I am also grateful my kids are old enough to be self-sufficient, but still young enough to be here at home with me. Not that I normally go for a bunch of fanfare, but this Mother's Day was definitely more subdued than usual and it wasn't because of the absence of gummy worms. But there's two things worth mentioning as they pertain to this blog.

First, my son got me the Pumpkin King. I haven't paid attention to the Disney line of minifigs, because I could care less about princesses or Mickey Mouse. That it would also include The Nightmare Before Christmas, never crossed my mind. It's a good thing my son is looking out for me. He also special ordered the white spider web with the clear blue spider because he thought it went with the theme. Obviously he has good taste. You'll be sure to see a reappearance of Jack this Creepmas. I do hope they come out with a Zero minifig.



The second thing is a request I got from a friend. She had a last minute Mother's Day gift idea and wanted to know if I had any bottles of a certain size that she could use. I might have had a few... Can I just take a moment to say it's not hoarding if you put it to good use? Maybe one more time for those in the back row? IT'S NOT HOARDING IF YOU PUT IT TO GOOD USE! Obviously my super power is holding on to things until the universe requires their services.

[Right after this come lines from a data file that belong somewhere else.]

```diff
+        if (lane == 0) mbar_arrive(&S.rq_empty[qs]);
+        refine_max_flush(f, scene, vmax);
+      }
+    } else if (warp == 0 && lane == 0) {
       asm volatile("prefetch.tensormap [%0];" ::"l"((uint64_t)&mapA) : "memory");
       asm volatile("prefetch.tensormap [%0];" ::"l"((uint64_t)&mapB) : "memory");
       int seq = 0, gk = 0, unit = 0;
@@ -301,7 +462,7 @@
       }
     }
   } else {
-    asm volatile("setmaxnreg.inc.sync.aligned.u32 232;");
+    asm volatile("setmaxnreg.inc.sync.aligned.u32 200;");
     const int wg = (warp >> 2) - 1;
     const int rr[2] = {(warp & 3) * 16 + (lane >> 2), (warp & 3) * 16 + (lane >> 2) + 8};
     const int q2 = 2 * (lane & 3);
@@ -314,6 +475,10 @@
       if (pos > 0) wg2_bar_sync(1 + (pos & 1));
       if (h.scene < 0) {
         if (h.scene == -1) wg2_bar_arrive(1 + ((pos + 1) & 1));
+        if (refine) {
+          refine_push(S, pos, -1, 0, 0, 0);
+          if (h.scene == -1) refine_push(S, pos + 2, -1, 0, 0, 0);
+        }
         break;
       }
       float rowk[2][2];
@@ -423,6 +588,7 @@
       int cnt = 0;
 #pragma unroll
       for (int w = 0; w < 4; ++w) cnt += __popc(keep[w]);
+      int base = 0, total = 0;
       if (__any_sync(0xffffffffu, cnt != 0)) {
         int incl = cnt;
 #pragma unroll
@@ -430,8 +596,7 @@
           int tt = __shfl_up_sync(0xffffffffu, incl, o);
           if (lane >= o) incl += tt;
         }
-        const int total = __shfl_sync(0xffffffffu, incl, 31);
-        int base = 0;
+        total = __shfl_sync(0xffffffffu, incl, 31);
         if (lane == 31) base = atomicAdd(&f.vis_cnt[h.scene], total);
         base = __shfl_sync(0xffffffffu, base, 31);
         int at = base + incl - cnt;
@@ -461,46 +626,14 @@
       }
       __syncwarp();
       if (lane == 0) mbar_arrive(&S.meta_empty[ms]);
+      if (refine) refine_push(S, pos, h.scene, h.vis_lbase, base, max(0, min(total, h.vis_lcap - base)));
     }
   }
   __syncthreads();
   cluster_sync_all();
 }
 
-__device__ __forceinline__ float reduce_add8_tc(const float* t) {
-  float q0 = t[0] + t[4], q1 = t[1] + t[5], q2 = t[2] + t[6], q3 = t[3] + t[7];
-  float d0 = q0 + q2, d1 = q1 + q3;
-  return d0 + d1;
-}
-
 constexpr int RF_WARPS = 4;
-constexpr int RF_SEG = 64;
-constexpr int RF_PITCH = RF_SEG + 1;
-
-template <bool TAIL>
-__device__ __forceinline__ void refine_load_a(const float* __restrict__ a, int blk, int D, float* av) {
-  if (!TAIL) {
-    const float4 a0 = *reinterpret_cast<const float4*>(a + blk * 8);
-    const float4 a1 = *reinterpret_cast<const float4*>(a + blk * 8 + 4);
-    av[0] = a0.x; av[1] = a0.y; av[2] = a0.z; av[3] = a0.w; av[4] = a1.x; av[5] = a1.y; av[6] = a1.z; av[7] = a1.w;
-  } else {
-#pragma unroll
-    for (int l = 0; l < 8; ++l) av[l] = blk * 8 + l < D ? a[blk * 8 + l] : 0.0f;
-  }
-}
-template <bool COSINE>
-__device__ __forceinline__ float refine_block_sum(const float* av, const float* __restrict__ b, int blk) {
-  const float4 b0 = *reinterpret_cast<const float4*>(b + blk * 8);
-  const float4 b1 = *reinterpret_cast<const float4*>(b + blk * 8 + 4);
-  const float bb[8] = {b0.x, b0.y, b0.z, b0.w, b1.x, b1.y, b1.z, b1.w};
-  float t[8];
-#pragma unroll
-  for (int l = 0; l < 8; ++l) {
-    if (COSINE) t[l] = av[l] * bb[l];
-    else { const float df = av[l] - bb[l]; t[l] = df * df; }
-  }
-  return reduce_add8_tc(t);
-}
 
 template <bool COSINE, bool TAIL, int RP>
 __global__ void __launch_bounds__(RF_WARPS * 32, RP == 32 ? 6 : 8) vis_refine_kernel(Params p, TrackStore ts, Frame f, int* nan_flag) {
@@ -552,27 +685,13 @@
       __syncwarp();
     }
     if (lane < npair) {
-      float v = nanf("");
-      if (COSINE) {
-        const float d = acc / sqrtf(f.c_norm2[mine.g] * ts.fnorm2[mine.row]);
-        if (d >= p.visual_threshold) v = 1.0f - d;
-      } else {
-        const float d = sqrtf(acc);
-        if (d <= p.visual_threshold) v = d;
-      }
+      const float v = refine_value<COSINE>(p, ts, f, acc, mine.g, mine.row);
       f.vis_val[sc.vis_lbase + i0 + lane] = v;
       if (!is_nan(v) && !(v <= vmax)) vmax = v;
       if (nan_flag && is_nan(v)) nan_flag[scene] = 1;
     }
   }
-  unsigned int u = 0u;
-  if (!is_nan(vmax)) {
-    u = __float_as_uint(vmax);
-    u = (u & 0x80000000u) ? ~u : (u | 0x80000000u);
-  }
-#pragma unroll
-  for (int o = 16; o > 0; o >>= 1) u = max(u, __shfl_xor_sync(0xffffffffu, u, o));
-  if (lane == 0 && u != 0u) atomicMax(f.scene_max + scene, u);
+  refine_max_flush(f, scene, vmax);
 }
 
 constexpr int RA_WARPS = 6;
@@ -684,27 +803,13 @@
       __syncwarp();
     }
     if (lane < npair) {
-      float v = nanf("");
-      if (COSINE) {
-        const float d = acc / sqrtf(f.c_norm2[mine.g] * ts.fnorm2[mine.row]);
-        if (d >= p.visual_threshold) v = 1.0f - d;
-      } else {
-        const float d = sqrtf(acc);
-        if (d <= p.visual_threshold) v = d;
-      }
+      const float v = refine_value<COSINE>(p, ts, f, acc, mine.g, mine.row);
       f.vis_val[sc.vis_lbase + i0 + lane] = v;
       if (!is_nan(v) && !(v <= vmax)) vmax = v;
       if (nan_flag && is_nan(v)) nan_flag[scene] = 1;
     }
   }
-  unsigned int u = 0u;
-  if (!is_nan(vmax)) {
-    u = __float_as_uint(vmax);
-    u = (u & 0x80000000u) ? ~u : (u | 0x80000000u);
-  }
-#pragma unroll
-  for (int o = 16; o > 0; o >>= 1) u = max(u, __shfl_xor_sync(0xffffffffu, u, o));
-  if (lane == 0 && u != 0u) atomicMax(f.scene_max + scene, u);
+  refine_max_flush(f, scene, vmax);
 }
 
 __global__ void vis_fill_none_kernel(Params p, Frame f) {
@@ -848,10 +953,17 @@
   rowmeta[g] = rm;
 }
 
+static bool refine_tail(const Params& p, const Frame& f) {
+  return p.feature_dim != p.d8 || (reinterpret_cast<uintptr_t>(f.in_feat) & 15) != 0;
+}
+static bool screen_refines(const Params& p, const Frame& f) {
+  return p.d8 <= kScreenStationaryMaxD8 && !refine_tail(p, f);
+}
+
 int launch_vis_refine(const Params& p, const TrackStore& ts, const Frame& f, int n_scenes, int* nan_flag, cudaStream_t st) {
   if (n_scenes == 0) return 0;
   dim3 grid(16, n_scenes);
-  const bool tail = p.feature_dim != p.d8 || (reinterpret_cast<uintptr_t>(f.in_feat) & 15) != 0;
+  const bool tail = refine_tail(p, f);
   static const bool async_copy = getenv("SB200_REFINE") != nullptr && !strcmp(getenv("SB200_REFINE"), "async");
   if (!tail && async_copy) {
     const size_t smem = (size_t)RA_WARPS * (RA_STAGES * RA_STAGE_FLOATS + 32 * RF_PITCH) * sizeof(float);
@@ -909,7 +1021,8 @@
                        int phase, cudaStream_t st) {
   if (tc.n_tiles == 0) return 0;
   if (phase == 1) {
-    int rc = launch_vis_refine(p, ts, f, n_scenes, nullptr, st);
+    int rc = 0;
+    if (tc.dense || !screen_refines(p, f)) rc = launch_vis_refine(p, ts, f, n_scenes, nullptr, st);
     if (tc.ev_refine1) cudaEventRecord(tc.ev_refine1, st);
     return rc;
   }
@@ -951,10 +1064,12 @@
     const float* cb = tc.colb;
     const unsigned int* cv = tc.colvalid;
     int ucols = tc.cstep;
+    int refine = screen_refines(p, f) ? 1 : 0;
     void* args[] = {(void*)&mA, (void*)&mB, (void*)&p, (void*)&ts, (void*)&f, (void*)&d_tiles, (void*)&n_tiles,
                     (void*)&d_n_tiles, (void*)&cmeta, (void*)&cgeo, (void*)&rmeta, (void*)&cb, (void*)&cv};
     void* args_sa[] = {(void*)&mA, (void*)&mB, (void*)&p, (void*)&ts, (void*)&f, (void*)&d_tiles, (void*)&n_tiles,
-                       (void*)&d_n_tiles, (void*)&ucols, (void*)&cmeta, (void*)&cgeo, (void*)&rmeta, (void*)&cb, (void*)&cv};
+                       (void*)&d_n_tiles, (void*)&ucols, (void*)&cmeta, (void*)&cgeo, (void*)&rmeta, (void*)&cb, (void*)&cv,
+                       (void*)&refine};
     e = cudaLaunchKernelExC(&cfg, fn, stationary ? args_sa : args);
     if (e != cudaSuccess) return (int)e;
     note_launch();
diff --git a/similari_b200/csrc/sb_tc.cuh b/similari_b200/csrc/sb_tc.cuh
--- a/similari_b200/csrc/sb_tc.cuh
+++ b/similari_b200/csrc/sb_tc.cuh
@@ -61,6 +61,9 @@
 __device__ __forceinline__ void bulk_load(void* dst, const void* src, uint32_t bytes, void* bar) {
   asm volatile("cp.async.bulk.shared::cluster.global.mbarrier::complete_tx::bytes [%0], [%1], %2, [%3];"
                ::"r"(smem_u32(dst)), "l"((uint64_t)src), "r"(bytes), "r"(smem_u32(bar)) : "memory");
+}
+__device__ __forceinline__ void bulk_prefetch_l2(const void* src, uint32_t bytes) {
+  asm volatile("cp.async.bulk.prefetch.L2.global [%0], %1;" ::"l"((uint64_t)src), "r"(bytes) : "memory");
 }
 __device__ __forceinline__ void wg_bar(int id) { asm volatile("bar.sync %0, 128;" ::"r"(id) : "memory"); }
 __device__ __forceinline__ void wg2_bar_sync(int id) { asm volatile("bar.sync %0, 256;" ::"r"(id) : "memory"); }
```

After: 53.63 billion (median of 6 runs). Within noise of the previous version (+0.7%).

So this what I, and a number of other mothers who are lucky enough to know this wonderful, creative woman received for Mother's Day. I almost feel bad that every Halloween I practically make her pee her pants by scaring her. I said almost. Her screams are much too delightful to give up.

2 comments:

  1. Awe! What a great Mother's Day gift - love that Jack. I can't wait to see what capers he gets up to at Creepmas. It's not hoarding if you know where it is and you control the hoard. It only becomes hoarding when you lose control.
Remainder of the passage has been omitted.